The protagonist of this story is an impish boy in his high teens who has got a mobile phone recently. He also has a girlfriend. She is happy that the boy finally listened to her and got himself a mobile phone. The boy has always found it very difficult to understand the mental state of his girl even while having an in-person discussion. He feels there is a lot of mood swings involved even during a short conversation. If It is that difficult to figure out the mood by looking at the face or listening to the tone of the voice, With a mobile phone now, imagine how hard it will be for him to figure out the mood while texting. How is that boy suppose to know that hmmmm, hmmm, hmm, hm are four different things meant in four different moods? A lot of misunderstandings happened in the past just because he was unable to understand the mood of his girlfriend. He believes just by understanding the air around and curating text that will comfort his girlfriend a lot of bad blood can be avoided.

The Anger and The Disappointment

After experiencing it several different times and doing some research the boy finally figured out that anger and disappointment are two different things. In the past, there have been several instances where the boy misunderstood anger for disappointment and disappointment for anger. Poor guy used to take the literal meaning of the text from his girlfriend which reads “I am not angry”.

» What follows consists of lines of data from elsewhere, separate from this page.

template <bool PROF, bool NCHW>
__global__ void __launch_bounds__(kUThreads, 1)
upconv_fused_kernel(const __grid_constant__ CUtensorMap map_a_hi,
                    const __grid_constant__ CUtensorMap map_a_lo,
                    const __grid_constant__ CUtensorMap map_w_hi,
                    const __grid_constant__ CUtensorMap map_w_lo,
                    const __grid_constant__ CUtensorMap map_o_hi,
                    const __grid_constant__ CUtensorMap map_o_lo, const UpFusedParams p) {
  extern __shared__ uint8_t smem_raw[];
  uint8_t* smem = reinterpret_cast<uint8_t*>((reinterpret_cast<uintptr_t>(smem_raw) + 511) &
                                             ~static_cast<uintptr_t>(511));
  float* mail = reinterpret_cast<float*>(smem + kUStages * kUStageBytes);
  uint8_t* out_stage = smem + kUStages * kUStageBytes + kUMailFloats * 4;
  float2* xchg = reinterpret_cast<float2*>(out_stage + kUOutStageBytes);
  UBarriers* bars = reinterpret_cast<UBarriers*>(out_stage + kUOutStageBytes + kUXchgBytes);

  const int warp = __shfl_sync(0xffffffffu, static_cast<int>(threadIdx.x >> 5), 0);
  const int lane = threadIdx.x & 31;
  const int kb_count = p.Cin / UBK;
  const int G = UM / p.W;

  if (warp == kUTmaWarp && lane == 0) {
    tma_prefetch_desc(&map_a_hi);
    tma_prefetch_desc(&map_a_lo);
    tma_prefetch_desc(&map_w_hi);
    tma_prefetch_desc(&map_w_lo);
    tma_prefetch_desc(&map_o_hi);
    tma_prefetch_desc(&map_o_lo);
    for (int s = 0; s < kUStages; ++s) {
      mbar_init(&bars->full[s], 1);
      mbar_init(&bars->empty[s], 2);
    }
    fence_mbar_init();
  }
  __syncthreads();

  if (warp < kUTmaWarp) {
    setmaxnreg_inc<kUConsumerRegs>();
    const int wg = warp >> 2;
    const int q = warp >> 1;
    const int h = warp & 1;
    int stage = 0;
    uint32_t phase = 0;
    const int g = lane >> 2, c = lane & 3;
    const int W = p.W;
    const int T0 = q * 32 + 4 * g;
    const int x0 = T0 & (W - 1);
    const int img_in_tile = T0 / W;
    const int Ho = 2 * p.H, Wo = 2 * W;
    const bool first_x = (x0 == 0), last_x = (x0 + 4 == W);
    const bool cross = W > 32;
    const bool mail_l = cross && g == 0 && !first_x, mail_r = cross && g == 7 && !last_x;
    float kv[4], kh[4];
    {
      const float k00 = __ldg(p.k4 + 15);
#pragma unroll
      for (int a = 0; a < 4; ++a) {
        kv[a] = __ldg(p.k4 + 15 - a * 4);
        kh[a] = __ldg(p.k4 + 15 - a) / k00;
      }
    }
    const float nw = (!NCHW || (p.noise != nullptr && p.noise_w != nullptr)) ? __ldg(p.noise_w) : 0.f;
    uint32_t step = 0;
    constexpr uint32_t kMailBufBytes = 2 * 4 * 2 * 32 * 4;
    const uint32_t mail_s = smem_u32(mail) + h * (4 * 2 * 32 * 4) + c * 32;
    const uint32_t post_r = mail_s + (q * 2 + 1) * 128, post_l = mail_s + (q * 2 + 0) * 128;
    const uint32_t read_l = mail_s + ((q - 1) * 2 + 1) * 128, read_r = mail_s + ((q + 1) * 2 + 0) * 128;
    const uint32_t slot_s = smem_u32(out_stage) + q * kUOutQuarterBytes;
    uint32_t st_addr[2];
    {
      const int m = lane >> 3, gp = lane & 7;
      const int Wm = W < 32 ? W : 32;
      const int tl = 4 * gp + m;
      const int il = tl / W;
      const int xg = ((4 * gp) & (Wm - 1)) >> 2;
#pragma unroll
      for (int xi = 0; xi < 2; ++xi) {
        uint32_t a = slot_s + (((il * 8 + 2 * m + xi) * (Wm >> 2) + xg) << 5) + (h << 4);
        a ^= ((a >> 7) & 1u) << 4;
        st_addr[xi] = a;
      }
    }
    const CUtensorMap* omap = h ? &map_o_lo : &map_o_hi;
    const uint32_t my_slot = slot_s + h * kUOutSlotBytes;
    const int o_xg = ((32 * q) & (W - 1)) >> 2;
    const int o_img = (32 * q) / W;
    long long prof_acc[16] = {0, 0, 0, 0, 0, 0, 0, 0, 0, 0, 0, 0, 0, 0, 0, 0};

    for (int item = blockIdx.x; item < p.nitems; item += gridDim.x) {
      const UpItem it = decode_item(item, p);
      const int b0 = it.bg * G;
      const int b = b0 + img_in_tile;
      const bool img_ok = b < p.B;
      const int c0 = it.cg * UNC + h * 8 + 2 * c;
      const size_t chan_o = static_cast<size_t>(img_ok ? b : 0) * p.Cout + c0;
      float2 dm = make_float2(1.f, 1.f), bs = make_float2(0.f, 0.f), ns = make_float2(1.f, 1.f);
      if (!NCHW || p.demod != nullptr) dm = __ldg(reinterpret_cast<const float2*>(p.demod + chan_o));
      if (!NCHW || (p.act && p.bias != nullptr)) bs = __ldg(reinterpret_cast<const float2*>(p.bias + c0));
      if (!NCHW) ns = __ldg(reinterpret_cast<const float2*>(p.next_scale + chan_o));
      const bool has_noise = !NCHW || (p.noise != nullptr && p.noise_w != nullptr);
      float2 c20[4], c21[4], c22[4];
      float2 w0[2][4], w1[2][4], w2[2][4];
#pragma unroll
      for (int j = 0; j < 4; ++j) {
        c20[j] = c21[j] = c22[j] = make_float2(0.f, 0.f);
        w0[0][j] = w0[1][j] = w1[0][j] = w1[1][j] = w2[0][j] = w2[1][j] = make_float2(0.f, 0.f);
      }
      const float* nrow_base = p.noise + static_cast<size_t>(img_ok ? b : 0) * p.noise_bstride + 2 * x0;
      __nv_bfloat16* out_hi = static_cast<__nv_bfloat16*>(p.next_hi);
      __nv_bfloat16* out_lo = static_cast<__nv_bfloat16*>(p.next_lo);
      const size_t img_row0 = static_cast<size_t>(img_ok ? b : 0) * (Ho + 1);

      for (int y = it.y_first; y < it.y_end; ++y, ++step) {
        const bool rows_out = (y >= it.y_emit);
        const bool emit = rows_out && img_ok;
        if (emit && c < 2 && has_noise) {
          const float* np = nrow_base + static_cast<size_t>(2 * y - 2 + c) * Wo;
          asm volatile("prefetch.global.L1 [%0];\n" ::"l"(np));
        }
        long long tq[8];
        if constexpr (PROF) tq[0] = clock64();
        float2 P[9][4];
        {
          float d[72];
          int held = -1;
          for (int kb = 0; kb < kb_count; ++kb) {
            mbar_wait(&bars->full[stage], phase);
            const uint32_t sa = smem_u32(smem + stage * kUStageBytes);
            const uint64_t da_hi = make_smem_desc(sa + wg * (kUABytes / 2), 16, 512, 2);
            const uint64_t da_lo = make_smem_desc(sa + kUABytes + wg * (kUABytes / 2), 16, 512, 2);
            const uint64_t db_hi = make_smem_desc(sa + 2 * kUABytes, 16, 512, 2);
            const uint64_t db_lo = make_smem_desc(sa + 2 * kUABytes + kUBBytes, 16, 512, 2);
            wgmma_fence();
#pragma unroll
            for (int kk = 0; kk < UBK / UK; ++kk) {
              const uint64_t adv = static_cast<uint64_t>((kk * UK * 2) >> 4);
              wgmma_m64n144<0, 0>(d, da_lo + adv, db_hi + adv, (kb | kk) != 0);
              wgmma_m64n144<0, 0>(d, da_hi + adv, db_lo + adv, 1u);
              wgmma_m64n144<0, 0>(d, da_hi + adv, db_hi + adv, 1u);
            }
            wgmma_commit();
            wgmma_wait<1>();
            if (held >= 0 && (threadIdx.x & 127) == 0) mbar_arrive(&bars->empty[held]);
            held = stage;
            if (++stage == kUStages) { stage = 0; phase ^= 1u; }
          }
          wgmma_wait<0>();
          if ((threadIdx.x & 127) == 0) mbar_arrive(&bars->empty[held]);
          if constexpr (PROF) tq[1] = clock64();
          float2* to = xchg + (warp ^ 1) * kUXchgFloat2 + lane;
#pragma unroll
          for (int t = 0; t < 9; ++t)
#pragma unroll
            for (int i = 0; i < 2; ++i)
              to[(t * 2 + i) * 32] = h ? make_float2(d[4 * t + 2 * i], d[4 * t + 2 * i + 1])
                                       : make_float2(d[4 * (9 + t) + 2 * i], d[4 * (9 + t) + 2 * i + 1]);
          named_bar_sync(kBarPair + q, 64);
          const float2* from = xchg + warp * kUXchgFloat2 + lane;
#pragma unroll
          for (int t = 0; t < 9; ++t)
#pragma unroll
            for (int i = 0; i < 2; ++i) {
              const float2 own = h ? make_float2(d[4 * (9 + t) + 2 * i], d[4 * (9 + t) + 2 * i + 1])
                                   : make_float2(d[4 * t + 2 * i], d[4 * t + 2 * i + 1]);
              const float2 other = from[(t * 2 + i) * 32];
              P[t][i] = h ? other : own;
              P[t][2 + i] = h ? own : other;
            }
          named_bar_sync(kBarPair + q, 64);
        }
        if constexpr (PROF) tq[2] = clock64();

        float2 le[2][4], ro[2][4], od[2][4];
#pragma unroll
        for (int j = 0; j < 4; ++j) {
          le[0][j] = f2add(P[0][j], c20[j]);
          od[0][j] = f2add(P[1][j], c21[j]);
          ro[0][j] = f2add(P[2][j], c22[j]);
          le[1][j] = P[3][j];
          od[1][j] = P[4][j];
          ro[1][j] = P[5][j];
          c20[j] = P[6][j];
          c21[j] = P[7][j];
          c22[j] = P[8][j];
        }
        const uint32_t mbo = (step & 1u) * kMailBufBytes;
        if (cross) {
          if (g == 7) {
            sts_v4(post_r + mbo, ro[0][3].x, ro[0][3].y, od[0][3].x, od[0][3].y);
            sts_v4(post_r + mbo + 16, ro[1][3].x, ro[1][3].y, od[1][3].x, od[1][3].y);
          }
          if (g == 0) {
            sts_v4(post_l + mbo, le[0][0].x, le[0][0].y, od[0][0].x, od[0][0].y);
            sts_v4(post_l + mbo + 16, le[1][0].x, le[1][0].y, od[1][0].x, od[1][0].y);
          }
        }
        if constexpr (PROF) tq[3] = clock64();
        float2 Lro[2], Lod[2], Rle[2], Rod[2];
#pragma unroll
        for (int r = 0; r < 2; ++r) {
          Lro[r].x = __shfl_up_sync(0xffffffffu, ro[r][3].x, 4);
          Lro[r].y = __shfl_up_sync(0xffffffffu, ro[r][3].y, 4);
          Lod[r].x = __shfl_up_sync(0xffffffffu, od[r][3].x, 4);
          Lod[r].y = __shfl_up_sync(0xffffffffu, od[r][3].y, 4);
          Rle[r].x = __shfl_down_sync(0xffffffffu, le[r][0].x, 4);
          Rle[r].y = __shfl_down_sync(0xffffffffu, le[r][0].y, 4);
          Rod[r].x = __shfl_down_sync(0xffffffffu, od[r][0].x, 4);
          Rod[r].y = __shfl_down_sync(0xffffffffu, od[r][0].y, 4);
        }
        if constexpr (PROF) tq[6] = clock64();
        const float2 kh0 = make_float2(kh[0], kh[0]), kh1 = make_float2(kh[1], kh[1]),
                     kh2 = make_float2(kh[2], kh[2]), kh3 = make_float2(kh[3], kh[3]);
        float2 hf[2][2][4];
        auto hfir = [&](int r, int j, float2 l_ro, float2 l_od, float2 r_le, float2 r_od) {
          const float2 e0 = f2add(le[r][j], l_ro);
          const float2 e1 = f2add(r_le, ro[r][j]);
          const float2 o0 = od[r][j];
          hf[r][0][j] = f2fma(kh3, e1, f2fma(kh2, o0, f2fma(kh1, e0, f2mul(kh0, l_od))));
          hf[r][1][j] = f2fma(kh3, r_od, f2fma(kh2, e1, f2fma(kh1, o0, f2mul(kh0, e0))));
        };
#pragma unroll
        for (int r = 0; r < 2; ++r) {
          hfir(r, 1, ro[r][0], od[r][0], le[r][2], od[r][2]);
          hfir(r, 2, ro[r][1], od[r][1], le[r][3], od[r][3]);
        }
        if (cross) named_bar_sync(1 + h, 128);
        if (first_x) {
#pragma unroll
          for (int r = 0; r < 2; ++r) Lro[r] = Lod[r] = make_float2(0.f, 0.f);
        } else if (mail_l) {
          lds_v4(read_l + mbo, Lro[0].x, Lro[0].y, Lod[0].x, Lod[0].y);
          lds_v4(read_l + mbo + 16, Lro[1].x, Lro[1].y, Lod[1].x, Lod[1].y);
        }
        if (last_x) {
#pragma unroll
          for (int r = 0; r < 2; ++r) Rle[r] = Rod[r] = make_float2(0.f, 0.f);
        } else if (mail_r) {
          lds_v4(read_r + mbo, Rle[0].x, Rle[0].y, Rod[0].x, Rod[0].y);
          lds_v4(read_r + mbo + 16, Rle[1].x, Rle[1].y, Rod[1].x, Rod[1].y);
        }
        if constexpr (PROF) tq[7] = clock64();
#pragma unroll
        for (int r = 0; r < 2; ++r) {
          hfir(r, 0, Lro[r], Lod[r], le[r][1], od[r][1]);
          hfir(r, 3, ro[r][2], od[r][2], Rle[r], Rod[r]);
        }
        if constexpr (PROF) tq[4] = clock64();
        if (rows_out) {
#pragma unroll
          for (int yi = 0; yi < 2; ++yi) {
            const int Y = 2 * y - 2 + yi;
            float nz[8] = {0.f, 0.f, 0.f, 0.f, 0.f, 0.f, 0.f, 0.f};
            if (has_noise) {
              const float4* np = reinterpret_cast<const float4*>(nrow_base + static_cast<size_t>(Y) * Wo);
              const float4 a4 = __ldg(np), b4 = __ldg(np + 1);
              nz[0] = a4.x; nz[1] = a4.y; nz[2] = a4.z; nz[3] = a4.w;
              nz[4] = b4.x; nz[5] = b4.y; nz[6] = b4.z; nz[7] = b4.w;
            }
            uint32_t hw[2][4], lw[2][4];
            float2 yv[2][4];
            long long te[7];
            if constexpr (PROF) te[0] = clock64();
            const float2 kv0 = make_float2(kv[0], kv[0]), kv1 = make_float2(kv[1], kv[1]),
                         kv2 = make_float2(kv[2], kv[2]), kv3 = make_float2(kv[3], kv[3]);
#pragma unroll
            for (int xi = 0; xi < 2; ++xi) {
#pragma unroll
              for (int j = 0; j < 4; ++j) {
                const float nzv = nw * nz[2 * j + xi];
                float2 v;
                if (yi == 0)
                  v = f2fma(kv3, hf[0][xi][j],
                                 f2fma(kv2, w2[xi][j], f2fma(kv1, w1[xi][j], f2mul(kv0, w0[xi][j]))));
                else
                  v = f2fma(kv3, hf[1][xi][j],
                                 f2fma(kv2, hf[0][xi][j], f2fma(kv1, w2[xi][j], f2mul(kv0, w1[xi][j]))));
                v = f2add(f2fma(v, dm, make_float2(nzv, nzv)), bs);
                if (!NCHW || p.act) {
                  const float2 t02 = f2mul(v, make_float2(0.2f, 0.2f));
                  v = f2mul(make_float2(fmaxf(v.x, t02.x), fmaxf(v.y, t02.y)),
                                 make_float2(1.4142135623730951f, 1.4142135623730951f));
                }
                if constexpr (NCHW) {
                  yv[xi][j] = v;
                } else {
                  const float2 kk = f2mul(ns, v);
                  const __nv_bfloat162 hh = __floats2bfloat162_rn(kk.x, kk.y);
                  const uint32_t hu = *reinterpret_cast<const uint32_t*>(&hh);
                  const __nv_bfloat162 ll = __floats2bfloat162_rn(
                      kk.x - __uint_as_float(hu << 16), kk.y - __uint_as_float(hu & 0xffff0000u));
                  hw[xi][j] = hu;
                  lw[xi][j] = *reinterpret_cast<const uint32_t*>(&ll);
                }
              }
            }
            if constexpr (NCHW) {
              if (img_ok) {
                float* yrow = p.y_out + ((static_cast<size_t>(b) * p.Cout + c0) * Ho + Y) * Wo + 2 * x0;
                const size_t cstride = static_cast<size_t>(Ho) * Wo;
                *reinterpret_cast<float4*>(yrow) = make_float4(yv[0][0].x, yv[1][0].x, yv[0][1].x, yv[1][1].x);
                *reinterpret_cast<float4*>(yrow + 4) = make_float4(yv[0][2].x, yv[1][2].x, yv[0][3].x, yv[1][3].x);
                *reinterpret_cast<float4*>(yrow + cstride) = make_float4(yv[0][0].y, yv[1][0].y, yv[0][1].y, yv[1][1].y);
                *reinterpret_cast<float4*>(yrow + cstride + 4) =
                    make_float4(yv[0][2].y, yv[1][2].y, yv[0][3].y, yv[1][3].y);
              }
              continue;
            }
            if constexpr (PROF) te[1] = clock64();
            if (lane == 0) tma_store_wait_read_n<0>();
            named_bar_sync(kBarPair + q, 64);
            if constexpr (PROF) te[2] = clock64();
#pragma unroll
            for (int xi = 0; xi < 2; ++xi) {
              stmatrix_x4(st_addr[xi], hw[xi]);
              stmatrix_x4(st_addr[xi] + kUOutSlotBytes, lw[xi]);
            }
            if constexpr (PROF) te[5] = clock64();
            fence_proxy_async_smem();
            if constexpr (PROF) te[6] = clock64();
            named_bar_sync(kBarPair + q, 64);
            if constexpr (PROF) te[3] = clock64();
            if (lane == 0) tma_store_5d(omap, my_slot, it.cg * UNC, o_xg, 0, Y, b0 + o_img);
            if constexpr (PROF) {
              te[4] = clock64();
#pragma unroll
              for (int i = 0; i < 4; ++i) prof_acc[8 + i] += te[i + 1] - te[i];
              prof_acc[12] += te[5] - te[2];
              prof_acc[13] += te[6] - te[5];
              prof_acc[14] += te[3] - te[6];
            }
            if (img_ok && last_x && c == 0) {
              const size_t off = ((img_row0 + Y) * (Wo + 1) + Wo) * p.Cout + it.cg * UNC + h * 8;
              *reinterpret_cast<uint4*>(out_hi + off) = make_uint4(0u, 0u, 0u, 0u);
              *reinterpret_cast<uint4*>(out_lo + off) = make_uint4(0u, 0u, 0u, 0u);
            }
          }
        }
        if (!NCHW && emit && y == p.H) {
          const size_t prow = (img_row0 + Ho) * (Wo + 1);
#pragma unroll
          for (int i = 0; i < 3; ++i) {
            if (i < 2 || (last_x && c == 3)) {
              const size_t off = (prow + 2 * x0 + 2 * c + i) * p.Cout + it.cg * UNC + h * 8;
              *reinterpret_cast<uint4*>(out_hi + off) = make_uint4(0u, 0u, 0u, 0u);
              *reinterpret_cast<uint4*>(out_lo + off) = make_uint4(0u, 0u, 0u, 0u);
            }
          }
        }
        if constexpr (PROF) {
          tq[5] = clock64();
          prof_acc[0] += tq[1] - tq[0];
          prof_acc[1] += tq[2] - tq[1];
          prof_acc[2] += tq[3] - tq[2];
          prof_acc[3] += tq[6] - tq[3];
          prof_acc[4] += tq[7] - tq[6];
          prof_acc[5] += tq[4] - tq[7];
          prof_acc[6] += tq[5] - tq[4];
          prof_acc[7] += 1;
        }
#pragma unroll
        for (int xi = 0; xi < 2; ++xi)
#pragma unroll
          for (int j = 0; j < 4; ++j) {
            w0[xi][j] = w2[xi][j];
            w1[xi][j] = hf[0][xi][j];
            w2[xi][j] = hf[1][xi][j];
          }
      }
    }
    if (!NCHW && lane == 0) tma_store_wait_all();
    if constexpr (PROF) {
      if (lane == 0 && p.debug_prof != nullptr) {
        long long* dst = p.debug_prof + (static_cast<size_t>(blockIdx.x) * 8 + warp) * 16;
#pragma unroll
        for (int i = 0; i < 16; ++i) dst[i] = prof_acc[i];
      }
    }
  } else {
    setmaxnreg_dec<kUProducerRegs>();
    if (warp != kUTmaWarp) return;
    int stage = 0;
    uint32_t phase = 0;
    const bool wide = p.W >= 32;
    const int nop = wide ? G : 4;
    const int plane = lane / nop, idx = lane % nop;
    const CUtensorMap* amap = plane ? &map_a_lo : &map_a_hi;
    const CUtensorMap* wmap = (lane & 1) ? &map_w_lo : &map_w_hi;
    const uint32_t a_off = plane * kUABytes + idx * (kUABytes / nop);
    for (int item = blockIdx.x; item < p.nitems; item += gridDim.x) {
      const UpItem it = decode_item(item, p);
      const int b0 = it.bg * G;
      const int wrow = it.cg * UN;
      for (int y = it.y_first; y < it.y_end; ++y) {
        for (int kb = 0; kb < kb_count; ++kb) {
          if (lane == 0) {
            mbar_wait_relaxed(&bars->empty[stage], phase ^ 1u);
            mbar_expect_tx(&bars->full[stage], kUStageBytes);
          }
          __syncwarp();
          uint8_t* st = smem + stage * kUStageBytes;
          if (lane < 2 * nop) {
            if (wide)
              tma_load_5d(st + a_off, amap, &bars->full[stage], kb * UBK, 0, 0, 0,
                          (b0 + idx) * (p.H + 1) + y);
            else
              tma_load_5d(st + a_off, amap, &bars->full[stage], kb * UBK, 0, b0 + idx * (32 / p.W), 0, y);
          } else if (lane >= 30) {
            tma_load_2d(st + 2 * kUABytes + (lane & 1) * kUBBytes, wmap, &bars->full[stage], kb * UBK,
                        wrow);
          }
          if (++stage == kUStages) { stage = 0; phase ^= 1u; }
        }
      }
    }
    return;
  }

}

}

He believed that if he builds a classifier which could label the texts from his girlfriend whether it means anger or disappointment he will be able to comfort her better and prevent the backlash. So he starts collecting data. He pings all his friends who have girlfriends and asks them for labeled data for text messages from their respective girlfriends. Since he is a boy with some manners he doesn’t ask for the actual texts, instead, he asks only for a couple of attributes about the text. The length of the text message, and time difference in seconds between this text and the previous text which was received. After getting a good amount of sample data he decides to build a binary classifier which will help him classify those text messages into anger or disappointment.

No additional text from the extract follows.